I'm trying to better predict the top three finishers of the next 1000 800m mens freestyle swimming race.
I've got a set of rules to rate the swimmers:
1) Add 5 points if the swimmer won his last race
2) Subtract 3 points if the swimmer is less than 6' tall
3) Add 10 points if the swimmer won his last two races
4) Add 3 points if the swimmer wears a full body swimming suit
5) Subtract 10 points if the swimmer's last race time was over 8 minutes
I want to optimize my set of rules so that the swimmer I rate the highest finishes first more often, the swimmer with the second highest rating finishes second (more often), and the swimmer with the third highest rating finishes third.
I can back-test over the last 5000 swimming races to optimize the rules.

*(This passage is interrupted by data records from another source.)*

int fill_traceq4_args(const EzrtScene* s, const TraceCfg& c4, const TraceQArgs& t, const float4* rel, const WfArgs* gen, uint32_t* ovf, TraceQ4Args& A) {
  static_assert(sizeof(GenWhole) <= sizeof(TraceQ4Args::GenGeneral), "the whole-frame generator's arguments lie inside the general one's");
  memset(&A.gen, 0, sizeof A.gen);
  A.gen.div_blocks = A.gen.div_sub = make_fastdiv(1u);
  A.gen.scatter = 1u;
  A.gen.scatter_shift = 6u;
  const int whole = (gen && rel && !t.wave_log) ? gen_whole_mode(s, gen->p) : 0;
  if (whole) {
    GenWhole& w = A.gen_whole;
    const uint32_t bw = (uint32_t)gen->p.width / 16u, n_sub = gen->div_sub.d;
    assert(blocks_are_raster(s, gen->p));
    for (int k = 0; k < 12; k++) w.rot[k] = gen->p.camera_rotate[k];
    w.sw = whole == 2 ? 1.0f / (float)gen->p.width : (float)gen->p.width;
    w.sh = whole == 2 ? 1.0f / (float)gen->p.height : (float)gen->p.height;
    w.div_sub = gen->div_sub;
    w.div_bw = make_fastdiv(bw);
    w.sh_sub = (uint32_t)__builtin_ctz(n_sub);
    w.sh_bw = (uint32_t)__builtin_ctz(bw);
    w.scatter = gen->scatter;
    w.scatter_shift = gen->scatter_shift;
    w.frame_first = gen->frame_first;
  } else if (gen) {
    A.gen.p = gen->p;
    A.gen.blocks = gen->blocks;
    A.gen.div_blocks = gen->div_blocks;
    A.gen.div_sub = gen->div_sub;
    A.gen.scatter = gen->scatter;
    A.gen.scatter_shift = gen->scatter_shift;
    A.gen.frame_first = gen->frame_first;
  }
  A.q = t;
  A.q.stack_entries = (int32_t)(c4.lds / (BLOCK * sizeof(int)));
  A.q.lds_nodes = 0;
  A.q.inner_rel = nullptr;
  if (rel && s->tune.refill_min_rel > 0) A.q.refill_min = (uint32_t)s->tune.refill_min_rel;
  A.inner4 = s->inner4.p;
// ... 3 lines not shown
  {
    const double eps = 1.0 / 16777216.0;
    A.prune_cs = __builtin_nextafterf((float)(2.0 * 17.0 * eps), __builtin_inff());
    A.prune_a = s->prune_a;
    A.tri_leaf = (s->tune.tie_lca && s->tri_leaf.p && s->ref_up.p) ? s->tri_leaf.p : nullptr;
    A.ref_up = s->ref_up.p;
    A.stack_cap = stack_cap4(s);
    A.ovf = ovf;
    A.ovf_cap = ovf ? ovf_cap4(s) : 0;
  }
  A.gscat_shift = (!rel && !gen && !t.slot_map && s->tune.bounce_scatter != 0 && t.rays_per_path == 1u) ? 3u : 0u;
  A.handover = (s->tune.handover && t.steal) ? 1u : 0u;
  A.steal_bound = s->tune.steal_bound ? 1u : 0u;
  return whole;
}
void launch_traceq4_cfg(EzrtScene* s, const TraceCfg& c4, const TraceQArgs& t, const float4* rel, hipStream_t st, const WfArgs* gen, uint32_t* ovf) {
  TraceQ4Args A;
  const int whole = fill_traceq4_args(s, c4, t, rel, gen, ovf, A);
  if (rel && gen) launch_traceq4_rel<true, true>(s, c4, A, whole, st);
  else if (rel) launch_traceq4_rel<true, false>(s, c4, A, 0, st);
  else launch_traceq4_rel<false, false>(s, c4, A, 0, st);
}

void launch_redo(EzrtScene* s, const TraceCfg& cfg, const TraceQArgs& t, uint32_t* head, hipStream_t st) {
  TraceQArgs r = t;
  r.steal = 0u;
  r.count_rays = 0u;
  r.slot_map = t.redo_slots;
  r.n_paths = t.redo_count;
  r.rays_per_path = 1u;
  r.head = head;
  r.dbg = nullptr;
  r.wave_log = nullptr;
  r.force_pending = 0u;
// ... 21 lines not shown
void launch_shade_fused_i(const WfArgs& a, bool full, dim3 grid, hipStream_t st) {
  if (full) {
    if (a.bounce == 0) hipLaunchKernelGGL((shade_kernel<INTEG, true, 0>), grid, dim3(SHADE_BLOCK), 0, st, a);
    else if (a.bounce == 1) hipLaunchKernelGGL((shade_kernel<INTEG, true, 1>), grid, dim3(SHADE_BLOCK), 0, st, a);
    else hipLaunchKernelGGL((shade_kernel<INTEG, true, 2>), grid, dim3(SHADE_BLOCK), 0, st, a);
  } else {
    hipLaunchKernelGGL((shade_kernel<INTEG, false, 2>), grid, dim3(SHADE_BLOCK), 0, st, a);
  }
}
template <int INTEG, int STAGE>
void launch_shade_split_ib(const WfArgs& a, dim3 grid, dim3 grid_hit, hipStream_t st) {
  hipLaunchKernelGGL((shade_miss_kernel<INTEG, false, STAGE>), grid, dim3(SHADE_BLOCK), 0, st, a);
  hipLaunchKernelGGL((shade_hit_kernel<INTEG, false, STAGE>), grid_hit, dim3(SHADE_BLOCK), 0, st, a);
}
template <int INTEG>
void launch_shade_i(const WfArgs& a, bool full, dim3 grid, hipStream_t st) {
  if (!full && a.bounce == 0) launch_shade_split_ib<INTEG, 0>(a, grid, grid, st);
  else if (!full && a.bounce == 1) launch_shade_split_ib<INTEG, 1>(a, grid, grid, st);
  else launch_shade_fused_i<INTEG>(a, full, grid, st);
}
void launch_shade(const WfArgs& a, bool full, dim3 grid, hipStream_t st) {
  with_integrator(a.p.integrator, [&](auto I) { launch_shade_i<decltype(I)::value>(a, full, grid, st); });
}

For example, for a race on Jan1 2013 I have the following results:
swimmerID | rule1 | rule2 | rule3 | rule4 | rule5 | finalRating | finishPosition
Swimmer1 | 5 | -3 | 0 | 3 | 0 | 5 | 1
Swimmer2 | 5 | 0 | 10 | 0 | 0 | 15 | 4
Swimmer3 | 5 | 0 | 0 | 3 | 3 | 11 | 3
Swimmer4 | 5 | 0 | 0 | 0 | 3 | 8 | 2
Swimmer5 | 5 | -3 | 10 | 3 | 3 | 18 | 6
Swimmer6 | 5 | -3 | 0 | 0 | 0 | 2 | 5
I can't figure out how to model this problem. I originally thought it was a simple lp problem but I couldn't get that to work.